La pressione fiscale reale italiana, calcolata al netto del sommerso, ha raggiunto ormai il 49%, il livello più alto d’Europa. Nel 2019 era al 48,2%. Il dato è stato fornito dal Consiglio nazionale di commercialisti nel corso di un’audizione sul Def svoltasi presso le commissioni Bilancio di Camera e Senato. “Stante l’elevata quota di economia sommersa e illegale in Italia – hanno spiegato Tommaso Di Nardo e Pasquale Saggese, ricercatori della Fondazione nazionale della categoria- la pressione fiscale reale, il sacrificio cioè realmente imposto alla collettività che opera nell’economia emersa, è di gran lunga più elevato di quello ufficialmente registrato dall’Istat per tutta l’economia. La contabilizzazione da parte dell’Istat di una consistente quota di economia sommersa ed illegale nel Pil, pari per il 2019 a 203 miliardi di euro, l’11,3% del Pil, determina un livello particolarmente elevato della pressione fiscale reale, pari nel 2019 al 48,2%”.
Pur non essendo ancora disponibili le stime Istat dell’economia sommersa per il 2020 e il 2021, i commercialisti hanno sostenuto che, “alla luce dell’incremento della pressione fiscale ufficiale, è comunque possibile ritenere che la pressione fiscale reale si sia incrementata di pari passo. Mantenendo costante la quota di economia sommersa all’11,3% del Pil nominale, come rilevato dall’Istat per il 2019, la pressione fiscale reale nel 2021 raggiunge il 49% del Pil emerso, portando l’Italia al primo posto in Europa”.
“Per il 2022 e per gli anni successivi – hanno proseguito – il DEF prevede una riduzione della pressione fiscale essenzialmente dovuta alla revisione dell’Irpef operata nella legge di bilancio 2022 e all’abolizione dell’Irap per le attività di impresa e lavoro autonomo svolte in forma individuale”. Per il sostegno alla ripresa economica, sarebbe secondo i commercialisti “fondamentale ridurre la pressione fiscale che grava sulle famiglie che, negli ultimi anni, è sempre aumentata. Nonostante gli interventi volti alla riduzione del cuneo fiscale sul lavoro dipendente, il livello complessivo del gettito tributario imputabile alle famiglie è quello che ha subito l’effetto maggiore dello shock fiscale 2012-2013 anche per effetto di una tassazione immobiliare particolarmente elevata a cui si aggiunge l’incremento della fiscalità locale che, anche per compensare il venir meno dei trasferimenti statali, è cresciuto progressivamente seppure in maniera ampiamente differenziata sui territori”.
I rappresentanti della categoria hanno poi sottolineato come “l’evidente incremento del gettito delle imposte indirette trainato dall’Iva e generato in larga misura dall’importante crescita dell’inflazione, si abbatte sulle famiglie italiane contribuendo ad appesantire ancora di più il carico fiscale complessivo.

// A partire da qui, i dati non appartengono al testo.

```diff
     if (RD.n) hipLaunchKernelGGL(k_make_pseq_reads, dim3((unsigned)((RD.n + 255) / 256)), dim3(256), 0, ctx->stream, RD.seq, RD.qual, RD.off, RD.n, prm->mode, weight ? d_weight.p : (const uint32_t*)nullptr, d_seqs.p);
     HIPCHK(ctx, hipGetLastError());
     std::vector<Unit> units(n_groups);
-    for (uint64_t g = 0; g < n_groups; ++g) {
+    const bool dev_lists = ngsid_opt(ctx, "device_unit_lists", 1) != 0 && grp_off[n_groups] < (1ull << 32);
+    DevBuf<uint32_t> d_order; static thread_local PinVec<uint32_t> h_order;
+    if (dev_lists) {
+        for (uint64_t g = 0; g < n_groups; ++g) { units[g].dev_off = (uint32_t)grp_off[g]; units[g].dev_n = (uint32_t)(grp_off[g + 1] - grp_off[g]); }
+        if (read_order && grp_off[n_groups]) {
+            h_order.assign(read_order, read_order + grp_off[n_groups]);
+            HIPCHK(ctx, d_order.alloc(h_order.size())); HIPCHK(ctx, hipMemcpyAsync(d_order.p, h_order.data(), 4 * h_order.size(), hipMemcpyHostToDevice, ctx->stream));
+        }
+    } else for (uint64_t g = 0; g < n_groups; ++g) {
         if (read_order) units[g].seqs.assign(read_order + grp_off[g], read_order + grp_off[g + 1]);
         else { units[g].seqs.resize(grp_off[g + 1] - grp_off[g]); for (uint64_t r = grp_off[g]; r < grp_off[g + 1]; ++r) units[g].seqs[r - grp_off[g]] = (uint32_t)r; }
     }
     HierParams hp{prm->match, prm->mismatch, prm->gap, prm->band > 0 ? prm->band : (RD.maxlen <= NGSID_POA_BAND64_MAXLEN ? 64 : 128), prm->node_cap, prm->tile_depth, prm->mode, cov != nullptr, prm->trim > 0 ? 1 : 0};
     hp.single_below = prm->single_below > 0 ? prm->single_below : 0;
-    if (hp.single_below > 0) for (Unit& U : units) if (!U.seqs.empty() && U.seqs.size() < (size_t)hp.single_below) { uint32_t mx = 1; for (uint32_t r : U.seqs) mx = std::max<uint32_t>(mx, (uint32_t)(RD.h_off[r + 1] - RD.h_off[r])); U.single_maxlen = mx; }
+    hp.dev_lists = dev_lists; hp.list0 = dev_lists && read_order ? d_order.p : nullptr;
+    if (hp.single_below > 0) for (uint64_t g = 0; g < n_groups; ++g) {
+        const uint64_t ng = grp_off[g + 1] - grp_off[g]; if (ng == 0 || ng >= (uint64_t)hp.single_below) continue;
+        uint32_t mx = 1; for (uint64_t x = grp_off[g]; x < grp_off[g + 1]; ++x) { const uint64_t r = read_order ? read_order[x] : x; mx = std::max<uint32_t>(mx, (uint32_t)(RD.h_off[r + 1] - RD.h_off[r])); }
+        units[g].single_maxlen = mx;
+    }
     std::vector<int> nobb;
     htc.mark("units");
     rc = run_hierarchy(ctx, d_seqs.p, RD.maxlen, nullptr, nobb, units, hp); if (rc) return rc;
@@ -870,6 +933,8 @@
     ht.mark("orient + pairs");
 
     std::vector<uint8_t> stable(G, 0);
+    PoaListBufs LB; static thread_local PinVec<uint32_t> h_rec; static thread_local PinVec<int32_t> h_ginfo;
+    const int single_below = prm->single_below > 0 ? prm->single_below : 0;
     for (int it = 0; it < prm->iters; ++it) {
         if (prm->stop_when_stable && it > 0) {
             bool any_active = false; for (uint32_t g = 0; g < G; ++g) any_active = any_active || !stable[g];
@@ -889,7 +954,32 @@
         for (uint32_t g = 0; g < G; ++g) if (!stable[g]) used[g] = 0;
         std::vector<Unit> units; std::vector<PSeq> bbs; std::vector<int> bb_len; std::vector<std::pair<uint32_t, int>> unit_gw;
         static thread_local PinVec<uint16_t> h_valid; int max_layer = 1;
-        HIPCHK(ctx, hipMemsetAsync(flag.p, 0, sizeof(int), ctx->stream));
+        std::vector<std::vector<int>> unit_of(G);
+        for (uint32_t g = 0; g < G; ++g) { if (stable[g]) continue; const int nw = polish_nwin((int)B[g].size(), W); unit_of[g].assign(nw, -1);
+            for (int wdx = 0; wdx < nw; ++wdx) { unit_of[g][wdx] = (int)units.size(); units.emplace_back(); unit_gw.push_back({g, wdx}); } }
+        const uint32_t NU = (uint32_t)units.size();
+        const bool dev_lists = NP && ngsid_opt(ctx, "device_unit_lists", 1) != 0 && NP * (uint64_t)nwinmax < (1ull << 31);
+        int* d_maxlen = flag.p;
+        if (dev_lists) {
+            const size_t words = poa_list_rec_words(G, NU);
+            HIPCHK(ctx, LB.rec.reserve(words)); HIPCHK(ctx, LB.ginfo.reserve(2ull * G)); h_rec.resize(words); h_ginfo.resize(2ull * G);
+            for (uint32_t g = 0; g < G; ++g) { h_ginfo[g] = unit_of[g].empty() ? -1 : unit_of[g][0]; h_ginfo[G + g] = (int32_t)unit_of[g].size(); }
+            HIPCHK(ctx, hipMemsetAsync(LB.rec.p, 0, 4 * words, ctx->stream));
+            HIPCHK(ctx, hipMemcpyAsync(LB.ginfo.p, h_ginfo.data(), 8ull * G, hipMemcpyHostToDevice, ctx->stream));
+            d_maxlen = (int*)LB.rec.p;
+        } else HIPCHK(ctx, hipMemsetAsync(flag.p, 0, sizeof(int), ctx->stream));
+        int aln_mode_rec = 0;
+        auto write_aln_records = [&]() {
+            int32_t* A = trace->aln + (size_t)it * NL * 6;
+            if (it == 0) for (uint64_t x = 0; x < NL * 6; ++x) A[x] = -1; else memcpy(A, A - NL * 6, sizeof(int32_t) * NL * 6);
+            for (uint64_t p = 0; p < NP; ++p) {
+                int32_t* a = A + pair_pos[p] * 6; const uint32_t r = pair_read[p]; const int32_t ql = (int32_t)(RD.h_off[r + 1] - RD.h_off[r]);
+                const int32_t qf = h_span[p * 4], qe = h_span[p * 4 + 1], tf = h_span[p * 4 + 2], te = h_span[p * 4 + 3];
+                if (qf < 0) { for (int c = 0; c < 6; ++c) a[c] = -1; continue; }
+                const bool rcs = h_orient[r] == 1;
+                a[0] = rcs ? 1 : 0; a[1] = rcs ? ql - 1 - qe : qf; a[2] = rcs ? ql - qf : qe + 1; a[3] = tf; a[4] = te + 1; a[5] = aln_mode_rec == 1 ? h_dist[p] : -1;
+            }
+        };
         if (NP) {
             HIPCHK(ctx, d_bp.reserve(NP * (uint64_t)nwinmax * 4)); HIPCHK(ctx, d_lay_raw.reserve(sizeof(PSeq) * NP * (uint64_t)nwinmax)); HIPCHK(ctx, d_valid.reserve(NP * (uint64_t)nwinmax));
             AlignJob J{};
@@ -903,30 +993,30 @@
             if (rc) return rc;
             const uint64_t T = NP * (uint64_t)nwinmax;
             { ProfScope ps_(ctx, "k_layers"); hipLaunchKernelGGL(k_layers, dim3((unsigned)((T + 3) / 4)), dim3(256), 0, ctx->stream, oseq.p, RD.qual ? oqual.p : nullptr, RD.off, d_pair_read.p, d_pair_group.p, NP, nwinmax,
-                               d_bp.p, d_span.p, d_blen.p, W, prm->quality_threshold, prm->error_threshold, (prm->aln_mode & NGSID_ALN_SUBGRAPH) ? 1 : 0, (PSeq*)d_lay_raw.p, d_valid.p, flag.p); }
+                               d_bp.p, d_span.p, d_blen.p, W, prm->quality_threshold, prm->error_threshold, (prm->aln_mode & NGSID_ALN_SUBGRAPH) ? 1 : 0, (PSeq*)d_lay_raw.p, d_valid.p, d_maxlen); }
             HIPCHK(ctx, hipGetLastError());
-            h_valid.resize(T);
-            HIPCHK(ctx, hipMemcpyAsync(&max_layer, flag.p, 4, hipMemcpyDeviceToHost, ctx->stream));
-            HIPCHK(ctx, hipMemcpyAsync(h_valid.data(), d_valid.p, 2 * T, hipMemcpyDeviceToHost, ctx->stream));
-            if (want_aln) { HIPCHK(ctx, hipMemcpyAsync(h_span.data(), d_span.p, 16 * NP, hipMemcpyDeviceToHost, ctx->stream)); if (aln_mode == 1) HIPCHK(ctx, hipMemcpyAsync(h_dist.data(), d_dist.p, 4 * NP, hipMemcpyDeviceToHost, ctx->stream)); }
-            HIPCHK(ctx, hipStreamSynchronize(ctx->stream));
-            if (want_aln) {
-                int32_t* A = trace->aln + (size_t)it * NL * 6;
-                if (it == 0) for (uint64_t x = 0; x < NL * 6; ++x) A[x] = -1; else memcpy(A, A - NL * 6, sizeof(int32_t) * NL * 6);
-                for (uint64_t p = 0; p < NP; ++p) {
-                    int32_t* a = A + pair_pos[p] * 6; const uint32_t r = pair_read[p]; const int32_t ql = (int32_t)(RD.h_off[r + 1] - RD.h_off[r]);
-                    const int32_t qf = h_span[p * 4], qe = h_span[p * 4 + 1], tf = h_span[p * 4 + 2], te = h_span[p * 4 + 3];
-                    if (qf < 0) { for (int c = 0; c < 6; ++c) a[c] = -1; continue; }
-                    const bool rcs = h_orient[r] == 1;
-                    a[0] = rcs ? 1 : 0; a[1] = rcs ? ql - 1 - qe : qf; a[2] = rcs ? ql - qf : qe + 1; a[3] = tf; a[4] = te + 1; a[5] = aln_mode == 1 ? h_dist[p] : -1;
+            aln_mode_rec = aln_mode;
+            if (dev_lists) {
+                rc = poa_polish_unit_lists(ctx, LB, d_valid.p, d_pair_group.p, d_pair_read.p, RD.off, NP, nwinmax, G, NU, single_below); if (rc) return rc;
+                HIPCHK(ctx, hipMemcpyAsync(h_rec.data(), LB.rec.p, 4 * h_rec.size(), hipMemcpyDeviceToHost, ctx->stream));
+                if (want_aln) {
+                    rc = ngsid_side_streams(ctx); if (rc) return rc;
+                    HIPCHK(ctx, hipEventRecord(ctx->ev_fork, ctx->stream)); HIPCHK(ctx, hipStreamWaitEvent(ctx->side[0], ctx->ev_fork, 0));
+                    HIPCHK(ctx, hipMemcpyAsync(h_span.data(), d_span.p, 16 * NP, hipMemcpyDeviceToHost, ctx->side[0])); if (aln_mode == 1) HIPCHK(ctx, hipMemcpyAsync(h_dist.data(), d_dist.p, 4 * NP, hipMemcpyDeviceToHost, ctx->side[0]));
                 }
+                HIPCHK(ctx, hipStreamSynchronize(ctx->stream));
+                max_layer = (int)h_rec[0];
+            } else {
+                h_valid.resize(T);
+                HIPCHK(ctx, hipMemcpyAsync(&max_layer, flag.p, 4, hipMemcpyDeviceToHost, ctx->stream));
+                HIPCHK(ctx, hipMemcpyAsync(h_valid.data(), d_valid.p, 2 * T, hipMemcpyDeviceToHost, ctx->stream));
+                if (want_aln) { HIPCHK(ctx, hipMemcpyAsync(h_span.data(), d_span.p, 16 * NP, hipMemcpyDeviceToHost, ctx->stream)); if (aln_mode == 1) HIPCHK(ctx, hipMemcpyAsync(h_dist.data(), d_dist.p, 4 * NP, hipMemcpyDeviceToHost, ctx->stream)); }
+                HIPCHK(ctx, hipStreamSynchronize(ctx->stream));
+                if (want_aln) write_aln_records();
             }
         } else if (want_aln) { int32_t* A = trace->aln + (size_t)it * NL * 6; if (it == 0) for (uint64_t x = 0; x < NL * 6; ++x) A[x] = -1; else memcpy(A, A - NL * 6, sizeof(int32_t) * NL * 6); }
         ht.mark("align + layers + valid copy");
-        std::vector<std::vector<int>> unit_of(G);
-        for (uint32_t g = 0; g < G; ++g) { if (stable[g]) continue; const int nw = polish_nwin((int)B[g].size(), W); unit_of[g].assign(nw, -1);
-            for (int wdx = 0; wdx < nw; ++wdx) { unit_of[g][wdx] = (int)units.size(); units.emplace_back(); unit_gw.push_back({g, wdx}); } }
-        {
+        if (!dev_lists) {
             std::vector<uint32_t> ubase(G), unw(G), npg(G, 0);
             for (uint32_t g = 0; g < G; ++g) { unw[g] = (uint32_t)unit_of[g].size(); ubase[g] = unw[g] ? (uint32_t)unit_of[g][0] : 0; }
             for (uint64_t p = 0; p < NP; ++p) npg[pair_group[p]]++;
@@ -984,10 +1074,14 @@
                 for (size_t u = 0; u < units.size(); ++u) order_unit(units[u].seqs, tmpv, cnt);
             }
         }
+        if (dev_lists) {
+            for (uint32_t u = 0; u < NU; ++u) { units[u].dev_off = h_rec[1 + u]; units[u].dev_n = h_rec[2 + u] - h_rec[1 + u]; }
+            for (uint32_t g = 0; g < G; ++g) if (!stable[g]) used[g] = h_rec[NU + 2 + g];
+        }
         std::vector<size_t> nlayers(units.size());
         for (size_t u = 0; u < units.size(); ++u) {
-            nlayers[u] = units[u].seqs.size();
-            if (units[u].seqs.size() < 2) { units[u].seqs.clear(); units[u].done = true; continue; }
+            nlayers[u] = units[u].nseq();
+            if (nlayers[u] < 2) { units[u].seqs.clear(); units[u].dev_n = 0; units[u].done = true; continue; }
             const uint32_t g = unit_gw[u].first; const int ws = unit_gw[u].second * W; const int wlen = polish_wlen((int)B[g].size(), W, unit_gw[u].second);
             PSeq S; S.s = BB.seq + boff[g] + ws; S.q = nullptr; S.len = wlen; S.uw = 0; S.cw = 0; S.mode = NGSID_POA_GLOBAL; S.a0 = 0; S.a1 = -1;
             units[u].bb = (int)bbs.size(); bbs.push_back(S); bb_len.push_back(wlen);
@@ -996,17 +1090,20 @@
         if (!bbs.empty()) HIPCHK(ctx, hipMemcpyAsync(d_bbs.p, bbs.data(), sizeof(PSeq) * bbs.size(), hipMemcpyHostToDevice, ctx->stream));
         bool any_tgs = prm->trim == 2; for (uint32_t g = 0; g < G; ++g) any_tgs = any_tgs || (tgs[g] && prm->trim);
         HierParams hp{prm->match, prm->mismatch, prm->gap, prm->band > 0 ? prm->band : (RD.maxlen <= NGSID_POA_BAND64_MAXLEN ? 64 : 128), prm->node_cap, prm->tile_depth, NGSID_POA_GLOBAL, any_tgs, (prm->trim >= 2 ? 1 : 0) | (prm->trim == 3 ? 4 : 0)};
-        hp.single_below = prm->single_below > 0 ? prm->single_below : 0;
+        hp.single_below = single_below;
         hp.sub = (prm->aln_mode & NGSID_ALN_SUBGRAPH) != 0;
+        hp.dev_lists = dev_lists; hp.list0 = dev_lists ? LB.list.p : nullptr;
         if (hp.single_below > 0) for (size_t u = 0; u < units.size(); ++u) {
-            Unit& U = units[u]; if (U.done || U.seqs.size() >= (size_t)hp.single_below) continue;
+            Unit& U = units[u]; if (U.done || U.nseq() >= (size_t)hp.single_below) continue;
             uint32_t mx = (uint32_t)std::max(1, bb_len[U.bb]);
+            if (dev_lists) mx = std::max(mx, h_rec[NU + 2 + G + u]);
             for (uint32_t id : U.seqs) { const uint32_t r = pair_read[id / (uint32_t)nwinmax]; mx = std::max<uint32_t>(mx, (uint32_t)(RD.h_off[r + 1] - RD.h_off[r])); }
             U.single_maxlen = mx;
         }
         ht.mark("unit lists");
         rc = run_hierarchy(ctx, (const PSeq*)d_lay_raw.p, (uint32_t)std::max(max_layer, 1), d_bbs.p, bb_len, units, hp); if (rc) return rc;
         ht.mark("hierarchy");
+        if (dev_lists && want_aln) { HIPCHK(ctx, hipStreamSynchronize(ctx->side[0])); write_aln_records(); }
         std::vector<std::string> NB(G);
         for (size_t u = 0; u < units.size(); ++u) {
             const uint32_t g = unit_gw[u].first; const int ws = unit_gw[u].second * W; const int wlen = polish_wlen((int)B[g].size(), W, unit_gw[u].second);
```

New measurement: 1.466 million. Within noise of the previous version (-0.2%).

Pertanto – hanno concluso – sarebbe auspicabile tenere sotto controllo il gettito Iva che sta alla base della lievitazione della pressione fiscale indiretta dell’ultimo anno, ed eventualmente, laddove le condizioni del quadro macroeconomico e di finanza pubblica lo permettessero, compatibilmente con la normativa europea, adottare opportuni provvedimenti di sterilizzazione dell’aumento del gettito Iva”.